Task requirements: Would you print the material exactly, starting at its first line and ending at the line holding "pairs_x, njobs, per;"?

━━━

static __device__ const float kC128[64] = {
    1.0f, 0.9987954497337341f, 0.9951847195625305f, 0.9891765117645264f, 0.9807852506637573f, 0.9700312614440918f,
    0.9569403529167175f, 0.9415440559387207f, 0.9238795042037964f, 0.903989315032959f, 0.8819212913513184f, 0.8577286005020142f,
    0.8314695954322815f, 0.803207516670227f, 0.7730104327201843f, 0.7409511208534241f, 0.7071067690849304f, 0.6715589761734009f,
    0.6343932747840881f, 0.5956993103027344f, 0.5555702447891235f, 0.5141027569770813f, 0.4713967442512512f, 0.4275550842285156f,
    0.3826834261417389f, 0.3368898630142212f, 0.290284663438797f, 0.24298018217086792f, 0.19509032368659973f, 0.1467304676771164f,
    0.0980171412229538f, 0.049067676067352295f, 6.123234262925839e-17f, -0.049067676067352295f, -0.0980171412229538f, -0.1467304676771164f,
    -0.19509032368659973f, -0.24298018217086792f, -0.290284663438797f, -0.3368898630142212f, -0.3826834261417389f, -0.4275550842285156f,
    -0.4713967442512512f, -0.5141027569770813f, -0.5555702447891235f, -0.5956993103027344f, -0.6343932747840881f, -0.6715589761734009f,
    -0.7071067690849304f, -0.7409511208534241f, -0.7730104327201843f, -0.803207516670227f, -0.8314695954322815f, -0.8577286005020142f,
    -0.8819212913513184f, -0.903989315032959f, -0.9238795042037964f, -0.9415440559387207f, -0.9569403529167175f, -0.9700312614440918f,
    -0.9807852506637573f, -0.9891765117645264f, -0.9951847195625305f, -0.9987954497337341f};
// ... 98 lines not shown
#define PB_WT_PASS , tr
#else
#define PB_WT(i)
#define PB_WRT(i)
#define PB_WT_ARG
#define PB_WT_PASS
#endif

struct W128Geom { int ow, oh; };
struct W128Jobs { int pairs_x, njobs, per; float inv_pairs_x; };
__device__ __forceinline__ int div_rcp128(int n, float rcp_d) { return (int)(((float)n + 0.5f) * rcp_d); }
__device__ __forceinline__ W128Jobs jobs128_of(const W128Geom &g, int hx, int hy) {
    const int Tx = W_N - 2 * hx, Ty = W_N - 2 * hy;
    const int tiles_x = div_rcp128(g.ow + Tx - 1, __builtin_amdgcn_rcpf((float)Tx)), tiles_y = div_rcp128(g.oh + Ty - 1, __builtin_amdgcn_rcpf((float)Ty));
    W128Jobs j;
    j.pairs_x = (tiles_x + 1) >> 1;
    j.njobs = j.pairs_x * tiles_y;
    j.per = (j.njobs + 7) >> 3;
    j.inv_pairs_x = __builtin_amdgcn_rcpf((float)j.pairs_x);
    return j;
}

template <typename TIn, typename TOut, bool ZERO>
__device__ __forceinline__ void w128_pair(const ConvPass &a, int plane, int ty, int pxi, int hx, int hy, float2 *Z, const float *kp PB_WT_ARG) {
    constexpr int kBoundary = ZERO ? PB_ZERO : PB_WRAP;
    const int Tx = W_N - 2 * hx, Ty = W_N - 2 * hy;
    const int w = (int)(threadIdx.x >> 6), lane = (int)(threadIdx.x & 63), c = lane & 31, h = lane >> 5;
    const bool upper = h != 0;
    const float sg = upper ? -1.f : 1.f;
    const OutRegion rg = out_region(a);
    const int oy0 = rg.y_lo + ty * Ty, wy0 = oy0 - hy;
    const int wxA = rg.x_lo + 2 * pxi * Tx - hx, wxB = wxA + Tx;
    const bool hasB = wxB + hx < rg.x_hi;
    const int x = 32 * w + c;
    const TIn *ipl = static_cast<const TIn *>(a.in) + (long)plane * a.in_plane;
    TOut *opl = static_cast<TOut *>(a.out) + (long)plane * a.out_plane;
    const int Hp = a.H + 2 * a.pad, Wp = a.W + 2 * a.pad;
    cf v[64];
    PB_WT(1);

    {
        const brsrc rin = plane_rsrc(ipl, a.in_plane);
        const int lo = a.in_kind == SRC_VIRTUAL ? a.pad : 0;
        const int pitchb = a.in_pitch * (int)sizeof(TIn);
        const bool x_inside = wxA >= lo && wxB + W_N <= Wp - lo && hasB;
        const bool y_inside = wy0 >= lo && wy0 + W_N <= Hp - lo;
        const bool inside = x_inside && y_inside;
        const bool pieces = x_inside && (y_inside || Hp >= 2 * W_N) && ((a.in_pitch | (wxA - lo)) & 3) == 0;
        if (sizeof(TIn) == 4) {
            char *zw = reinterpret_cast<char *>(Z) + w * (int)(kW128Lds / 4);
// ... 204 lines not shown
            const int row0 = 64 * h;
            const int rlo = max(hy - row0, 0), rhi = min(rmax - row0, 64);
            const unsigned baseA = okA && rlo < rhi ? (unsigned)((wy0 + row0 + rlo - oo) * opitchb + (pxA - oo) * (int)sizeof(TOut)) : kNoAccess;
            const unsigned baseB = okB && rlo < rhi ? (unsigned)((wy0 + row0 + rlo - oo) * opitchb + (pxB - oo) * (int)sizeof(TOut)) : kNoAccess;
#pragma unroll
            for (int r = 0; r < 64; ++r) {
                const bool rok = r >= rlo && r < rhi;
                cf ea = v[r], eb = v[r];
                swap_halves(ea, eb);
                const cf er = ea + eb * sg;
                const float ra = __builtin_amdgcn_fmed3f(er.x, clo, chi), rb = __builtin_amdgcn_fmed3f(er.y, clo, chi);
                BufIO<TOut>::st(ro, rok ? baseA + (unsigned)((r - rlo) * opitchb) : kNoAccess, 0, ra);
                BufIO<TOut>::st(ro, rok ? baseB + (unsigned)((r - rlo) * opitchb) : kNoAccess, 0, rb);
            }
        }
    }
    PB_WT(8);
    PB_WRT(10);
}

template <typename TIn, typename TOut, bool ZERO>
__global__ __launch_bounds__(256, 2) void conv_w128_kernel(const ConvPass a, const W128Geom g) {
    extern __shared__ __attribute__((aligned(16))) float2 Zw[];
    const int lane = threadIdx.x & 63;
#if defined(PB_EXPERIMENTAL) && defined(PB_W128_TRACE)
    unsigned long long *tr = (blockIdx.x < kTraceGroups && threadIdx.x < 64) ? g_w128_trace + (long)blockIdx.x * kTraceStamps : nullptr;
    PB_WT(0);
    PB_WRT(9);
#endif
    const int C = a.C, B = a.P / C;
    const int q = (int)(blockIdx.x & 7u);
    int rem = (int)(blockIdx.x >> 3);
    int img = 0, hx = 0, hy = 0;
    if (B == 1) {
        const PB_CONSTANT pb_fft_sel *s0 = as_constant(a.fsel);
        if (!s0->use_fft || s0->poly != 2) return;
        hx = s0->hx; hy = s0->hy;
    } else {
        auto share_of = [&](int i) -> int {
            if (i >= B) return 0;
            const pb_fft_sel s = a.fsel[i];
            if (!s.use_fft || s.poly != 2) return 0;
            return jobs128_of(g, s.hx, s.hy).per * C;
        };
        bool work = false;
        int base = 0;
        for (int c0 = 0; c0 < B; c0 += 64) {
            const int n = share_of(c0 + lane), incl = wave_scan(n, lane);
            const unsigned long long m = __ballot(base + incl > rem);
            if (m) {
                const int l = __builtin_ctzll(m);
                img = c0 + l;
                rem -= base + (__builtin_amdgcn_readlane(incl, l) - __builtin_amdgcn_readlane(n, l));
                work = true;
                break;
            }
            base += __builtin_amdgcn_readlane(incl, 63);
        }
        if (!work) return;
        img = __builtin_amdgcn_readfirstlane(img); rem = __builtin_amdgcn_readfirstlane(rem);
        hx = as_constant(a.fsel + img)->hx; hy = as_constant(a.fsel + img)->hy;
    }
    const W128Jobs j = jobs128_of(g, hx, hy);
    const int pl = __builtin_amdgcn_readfirstlane(div_rcp128(rem, __builtin_amdgcn_rcpf((float)j.per)));
    if (pl >= C) return;
    const int pair = q * j.per + (rem - pl * j.per);
    if (pair >= j.njobs) return;
    const int ty = __builtin_amdgcn_readfirstlane(div_rcp128(pair, j.inv_pairs_x)), pxi = pair - ty * j.pairs_x;
    w128_pair<TIn, TOut, ZERO>(a, img * C + pl, ty, pxi, hx, hy, Zw, a.khat + (long)img * PB_KHAT_STRIDE PB_WT_PASS);
}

━━━

Task output:
static __device__ const float kC128[64] = {
    1.0f, 0.9987954497337341f, 0.9951847195625305f, 0.9891765117645264f, 0.9807852506637573f, 0.9700312614440918f,
    0.9569403529167175f, 0.9415440559387207f, 0.9238795042037964f, 0.903989315032959f, 0.8819212913513184f, 0.8577286005020142f,
    0.8314695954322815f, 0.803207516670227f, 0.7730104327201843f, 0.7409511208534241f, 0.7071067690849304f, 0.6715589761734009f,
    0.6343932747840881f, 0.5956993103027344f, 0.5555702447891235f, 0.5141027569770813f, 0.4713967442512512f, 0.4275550842285156f,
    0.3826834261417389f, 0.3368898630142212f, 0.290284663438797f, 0.24298018217086792f, 0.19509032368659973f, 0.1467304676771164f,
    0.0980171412229538f, 0.049067676067352295f, 6.123234262925839e-17f, -0.049067676067352295f, -0.0980171412229538f, -0.1467304676771164f,
    -0.19509032368659973f, -0.24298018217086792f, -0.290284663438797f, -0.3368898630142212f, -0.3826834261417389f, -0.4275550842285156f,
    -0.4713967442512512f, -0.5141027569770813f, -0.5555702447891235f, -0.5956993103027344f, -0.6343932747840881f, -0.6715589761734009f,
    -0.7071067690849304f, -0.7409511208534241f, -0.7730104327201843f, -0.803207516670227f, -0.8314695954322815f, -0.8577286005020142f,
    -0.8819212913513184f, -0.903989315032959f, -0.9238795042037964f, -0.9415440559387207f, -0.9569403529167175f, -0.9700312614440918f,
    -0.9807852506637573f, -0.9891765117645264f, -0.9951847195625305f, -0.9987954497337341f};
// ... 98 lines not shown
#define PB_WT_PASS , tr
#else
#define PB_WT(i)
#define PB_WRT(i)
#define PB_WT_ARG
#define PB_WT_PASS
#endif

struct W128Geom { int ow, oh; };
struct W128Jobs { int pairs_x, njobs, per; float inv_pairs_x; };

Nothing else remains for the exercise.